29 Ekim 2012
Büyükada`nın 200 yıllık tarihi binası Rum yetimhanesi yıkılmaktan kurtuluyor. Müjdeli haber Coca-Cola`nın Türk CEO`su Muhtar Kent`ten...
İstanbul`un tarihi simgelerinden, Büyükada sırtlarında ayakta durmaya çabalayan 200 yıllık Rum yetimhanesinin yılan hikayesine dönen onarım ve restorasyonu için aranan destek okyanus ötesinden geldi. Akşam`ın haberine göre Ahşap yapının restorasyonu için Coca-Cola`nın Türk CEO`su Muhtar Kent devreye girdi. Fener Rum Patrikhanesi`nin tapusunu almak için yıllarca mücadele ettiği 2 asırlık tarihi yetimhane, 2010`da Patrikhane7ye geçmişti. Ancak aradan geçen yaklaşık 2 yıllık sürede tarihi binaya tek bir çivi bile çakılamamış, proje Yunanistan`ın içine sürüklendiği büyük ekonomik krize takılmıştı.
HOŞGÖRÜ MERKEZİ OLACAK
Coca-Cola`nın CEO`su Muhtar Kent`in devreye girmesiyle yıllarca kaderine terk edilen Avrupa`nın en büyük ahşap binasının daha uzun yıllar ayakta kalma umudu doğdu. Kent`in, geçen haziran ayında bu konuyla ilgili olarak Fener Rum Patriği Bartholomeos ile bir araya geldiği öğrenildi. Patrikhane bu konuda suskunluğunu korurken, patrikhaneye yakın kaynaklar ise merkezi ABD`de bulunan bir küresel danışmanlık şirketinin yetimhanenin onarımı için hazırlık içinde olduğunu bildirdi. Muhtar Kent`inin şirketin fizibilite çalışmasını ücretsiz olarak üstlenmesini sağladığı, geçen ay İstanbul`a gelen şirket temsilcilerinin patrikhane yetkilileriyle görüşerek sunumlarını yaptığı ve görüşmelere Kent`in de bizzat katıldığı öğrenildi. Türk CEO Muhtar Kent, şimdi 50 milyon dolara malolması beklenen onarım için kaynak bulmaya çalışıyor.

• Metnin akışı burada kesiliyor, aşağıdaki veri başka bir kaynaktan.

+    fetch(0);
+    stage(0);
+    __syncthreads();
+    const int fsw = (fh ^ ((fr >> 3) & 1)) * 4;
+    for (int s = 0; s < nsteps; ++s) {
+        const int buf = s & 1;
+        const bool more = s + 1 < nsteps;
+        if (more) fetch(s + 1);
+#pragma unroll
+        for (int a = 0; a < 2; ++a) {
+            const int xi = 2 * wave + a;
+            f32x4 af[2], bf[2];
+#pragma unroll
+            for (int i = 0; i < 2; ++i) af[i] = *reinterpret_cast<const f32x4*>(Vs + buf * SLICE_F + (xi * WT + 32 * i + fr) * KC + fsw);
+#pragma unroll
+            for (int j = 0; j < 2; ++j) bf[j] = *reinterpret_cast<const f32x4*>(Us + buf * SLICE_F + (xi * WN + 32 * j + fr) * KC + fsw);
+#pragma unroll
+            for (int k = 0; k < 4; ++k)
+#pragma unroll
+                for (int i = 0; i < 2; ++i)
+#pragma unroll
+                    for (int j = 0; j < 2; ++j)
+                        acc[a][i][j] = __builtin_amdgcn_mfma_f32_32x32x2f32(af[i][k], bf[j][k], acc[a][i][j], 0, 0, 0);
+        }
+        if (more) stage(buf ^ 1);
+        __syncthreads();
+    }
+
+    const int et = tid >> 3, eg = tid & 7;
+    const int oy = oy0 + 2 * (et / WTC), ox = ox0 + 2 * (et % WTC);
+    typedef unsigned u32x4_t __attribute__((ext_vector_type(4)));
+#pragma unroll
+    for (int j = 0; j < 2; ++j) {
+#pragma unroll
+        for (int a = 0; a < 2; ++a)
+#pragma unroll
+            for (int i = 0; i < 2; ++i)
+#pragma unroll
+                for (int v = 0; v < 16; ++v) {
+                    const int row = 32 * i + (v & 3) + 8 * (v >> 2) + 4 * fh;
+                    Cs[((2 * wave + a) * WT + row) * 32 + fr] = acc[a][i][j][v];
+                }
+        __syncthreads();
+        f32x4 m[16];
+#pragma unroll
+        for (int k = 0; k < 16; ++k) m[k] = *reinterpret_cast<const f32x4*>(Cs + (k * WT + et) * 32 + eg * 4);
+        f32x4 s0[4], s1[4];
+#pragma unroll
+        for (int c = 0; c < 4; ++c) {
+            s0[c] = m[c] + m[4 + c] + m[8 + c];
+            s1[c] = m[4 + c] - m[8 + c] - m[12 + c];
+        }
+        const int co = n0 + 32 * j + 4 * eg;
+        const f32x4 bias4 = p.bias ? *reinterpret_cast<const f32x4*>(p.bias + co) : f32x4{0.f, 0.f, 0.f, 0.f};
+        f32x4 y[2][2] = {{s0[0] + s0[1] + s0[2], s0[1] - s0[2] - s0[3]}, {s1[0] + s1[1] + s1[2], s1[1] - s1[2] - s1[3]}};
+#pragma unroll
+        for (int dy = 0; dy < 2; ++dy)
+#pragma unroll
+            for (int dx = 0; dx < 2; ++dx) {
+                f32x4 val = y[dy][dx] + bias4;
+                if (p.relu) {
+#pragma unroll
+                    for (int k = 0; k < 4; ++k) val[k] = apse_relu(val[k]);
+                }
+                if (oy + dy < p.OH && ox + dx < p.OW)
+                    APSE_NT_STORE(val, reinterpret_cast<f32x4*>(p.y + ((size_t)(b * p.OH + oy + dy) * p.OW + ox + dx) * p.y_ld + p.y_coff + co));
+            }
+        __syncthreads();
+    }
+}
+
+bool apse_conv_winograd_ok(const ConvParams& p, int max_items) {
+    return p.prec == 0 && p.x_st == 0 && p.y_st == 0 && p.KH == 3 && p.KW == 3 && p.stride == 1 && p.pad == 1 && p.out_mode == 0 &&
+           p.res_mode == 0 && p.splitk == 1 && p.Cout % WN == 0 && p.cin_log2 >= 3 && p.OH == p.H && p.OW == p.W &&
+           (p.y_ld & 3) == 0 && (p.y_coff & 3) == 0 && ((((size_t)max_items * p.H * p.W) << p.cin_log2) * 4 < 0x7fff0000ull);
+}
+
+int apse_conv_winograd_blocks(const ConvParams& p) {
+    return ((p.OH + 2 * WTR - 1) / (2 * WTR)) * ((p.OW + 2 * WTC - 1) / (2 * WTC)) * (p.Cout / WN);
+}
+
+int apse_launch_conv_winograd(const ConvParams& p, hipStream_t s, hipEvent_t ev0, hipEvent_t ev1) {
+    if (!p.wu || !apse_conv_winograd_ok(p, p.B) || p.m_count) return APSE_E_INVALID;
+    static bool attr_done = false;
+    if (!attr_done) {
+        hipFuncSetAttribute(reinterpret_cast<const void*>(&conv_winograd_f32), hipFuncAttributeMaxDynamicSharedMemorySize, (int)WINO_LDS);
+        attr_done = true;
+    }
+    const int tiles_y = (p.OH + 2 * WTR - 1) / (2 * WTR), tiles_x = (p.OW + 2 * WTC - 1) / (2 * WTC);
+    const int grid = p.B * tiles_y * tiles_x * (p.Cout / WN);
+    if (ev0) hipEventRecord(ev0, s);
+    hipLaunchKernelGGL(conv_winograd_f32, dim3(grid), dim3(NTHR), WINO_LDS, s, p);
+    if (ev1) hipEventRecord(ev1, s);
+    return hipGetLastError() == hipSuccess ? APSE_OK : APSE_E_HIP;
+}
diff --git a/apse_uav_amd/csrc/detector.hip b/apse_uav_amd/csrc/detector.hip
--- a/apse_uav_amd/csrc/detector.hip
+++ b/apse_uav_amd/csrc/detector.hip
@@ -70,6 +70,7 @@
 #define NMS_SLOT 1024
 #define APSE_NARROW_CLASSES 6
 #define APSE_EV_HALF 1024
+#define APSE_WINO_MIN_BLOCKS 128
 #define APSE_EXPECTED_DETS 8
 
 struct HostW { std::vector<float> v; std::vector<int64_t> shape; };
@@ -91,6 +92,7 @@
 struct apse_ctx {
     apse_config cfg;
     std::string err;
+    bool f32_winograd = true;
     std::map<std::string, HostW> hw;
     bool finalized = false;
     int PH = 0, PW = 0;
@@ -203,6 +205,27 @@
     return (uint16_t)((b + 0x7fffu + ((b >> 16) & 1u)) >> 16);
 }
 static int storage_type(const apse_ctx* c) { return (c->cfg.compute_dtype >= 1 && c->cfg.storage16) ? c->cfg.compute_dtype : 0; }
+
+static bool winograd_layer(const std::string& n) {
+    return n == "backbone.fpn_output2" || n == "backbone.fpn_output3" || n == "rpn_t2" || n == "rpn_t3";
+}
+static std::vector<float> winograd_filters(const float* oihw, int Cout, int Cin, int cin_p) {
+    static const double G[4][3] = {{1, 0, 0}, {0.5, 0.5, 0.5}, {0.5, -0.5, 0.5}, {0, 0, 1}};
+    std::vector<float> u((size_t)16 * Cout * cin_p, 0.f);
+    for (int o = 0; o < Cout; ++o)
+        for (int ci = 0; ci < Cin; ++ci) {
+            const float* g = oihw + ((size_t)o * Cin + ci) * 9;
+            double t[4][3];
+            for (int i = 0; i < 4; ++i)
+                for (int s = 0; s < 3; ++s) t[i][s] = G[i][0] * g[s] + G[i][1] * g[3 + s] + G[i][2] * g[6 + s];
+            for (int i = 0; i < 4; ++i)
+                for (int j = 0; j < 4; ++j) {
+                    const double v = t[i][0] * G[j][0] + t[i][1] * G[j][1] + t[i][2] * G[j][2];
+                    u[(((size_t)(ci / 8) * 16 + 4 * i + j) * Cout + o) * 8 + (ci & 7)] = (float)v;
+                }
+        }
+    return u;
+}
 
 static int add_conv(apse_ctx* c, std::vector<Step>& plan, const ConvSpec& sp, const Tens& in, int in_items_mult, Tens* out,
                     const std::string& out_name, const Tens* res, int res_mode, int y_ld_override, int count_kind,
@@ -350,6 +373,11 @@
         const size_t need = (size_t)sk * Mfull * Cout;
         if (need > c->ws_floats) c->ws_floats = need;
     }
+    if (c->f32_winograd && winograd_layer(sp.name) && count_kind == 0 && apse_conv_winograd_ok(p, c->cfg.max_batch * in_items_mult) &&
+        apse_conv_winograd_blocks(p) >= APSE_WINO_MIN_BLOCKS) {
+        p.wu = dupload(c, winograd_filters(rows.data(), Cout, Cin, cin_p));
+        if (!p.wu) return fail(c, APSE_E_NOMEM, "weight upload failed at " + sp.name);
+    }
     if (out) *out = o;
     plan.push_back(st);
     return APSE_OK;
@@ -366,8 +394,8 @@
             for (size_t sj = si + 1; sj < plan.size() && sj <= si + 2; ++sj)
                 if (plan[sj].kind == S_CONV) {
                     const ConvParams& q = plan[sj].c.p;
-                    const size_t elems = (size_t)apse_roundup(q.Cout, 128) * q.KH * q.KWCp;
-                    p.next_w = q.w16 ? (const void*)q.w16 : (const void*)q.w;
+                    const size_t elems = q.wu ? (size_t)16 * q.Cout * (1 << q.cin_log2) : (size_t)apse_roundup(q.Cout, 128) * q.KH * q.KWCp;
+                    p.next_w = q.w16 ? (const void*)q.w16 : (q.wu ? (const void*)q.wu : (const void*)q.w);
                     const size_t bytes = elems * (q.w16 ? 2 : 4);
                     p.next_w_bytes = bytes > (64u << 20) ? (64u << 20) : (unsigned)bytes;
                     break;
@@ -400,6 +428,8 @@
                 rc = apse_k_stem_pool16(p.x, p.w16, p.bias, st.c.pool_y, batch, p.H, p.W, p.prec, s, e0 >= 0 ? c->ev_pool[e0] : nullptr,
                                         e0 >= 0 ? c->ev_pool[e0 + 1] : nullptr);
                 cfg = APSE_CFG_STEMPOOL;
+            } else if (p.wu) {
+                rc = apse_launch_conv_winograd(p, s, e0 >= 0 ? c->ev_pool[e0] : nullptr, e0 >= 0 ? c->ev_pool[e0 + 1] : nullptr);
             } else {
                 rc = apse_launch_conv(p, cfg, s, e0 >= 0 ? c->ev_pool[e0] : nullptr, e0 >= 0 ? c->ev_pool[e0 + 1] : nullptr);
                 cfg = apse_conv_effective_cfg(p, cfg);
@@ -783,6 +813,10 @@
     if (hipSetDevice(cfg->device) != hipSuccess) return fail(nullptr, APSE_E_HIP, "hipSetDevice failed");
     apse_ctx* c = new apse_ctx();
     c->cfg = *cfg;
+    {
+        const char* e = getenv("APSE_F32_WINOGRAD");
+        c->f32_winograd = !(e && atoi(e) == 0);
+    }
     *out = c;
     return APSE_OK;
 }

Patrikhane tapuyu aldıktan sonra binayı `Dinlerarası diyalog ve dini odaklı bir ekoloji merkezi` haline dönüştürülmesini öngörmüştü. Ancak bunca yıldır kaynak bulunamaması nedeniyle yetimhane atıl durumdaydı. Şimdi Kent gerekli kaynağı bulur ve onarım gerçekleşirse, 200 yıllık Rum yetimhanesi İslam, Hıristiyanlık ve Musevi din adamlarının birlikte çalıştığı bir merkez olacak.
YÜZ YILLARA MEYDAN OKUYOR
AVRUPA`nın en büyük, dünyanın ise 2. en büyük çok katlı ahşap binası 1898-1899 yılları arasında otel olarak inşa edildi. Mimarlığını Alecandre Vallaury`nin üstlendiği bu muhteşem binayı, 1902`de bir Rum bankerin eşi olan Eleni Zarifi, 10 bin sarı lira karşılığında satın aldı. Sultan Abdüllhamid`in izniyle Rum yetimhanesine dönüştürüldü. 1964`te ise bina boşaltıldı.
SON NOKTAYI AİHM KOYDU
1964 yılında boşaltılan tarihi bina için Fener Rum Patrikhanesi hukuk mücadelesine girişti. Türklerle Rumlar arasında tam bir hukuk savaşına dönüşen bu süreç, Avrupa İnsan Hakları Mahkemesi`nin 2010 yılında binanın tapusunun patrikhaneye teslim edilmesine karar vermesiyle son buldu.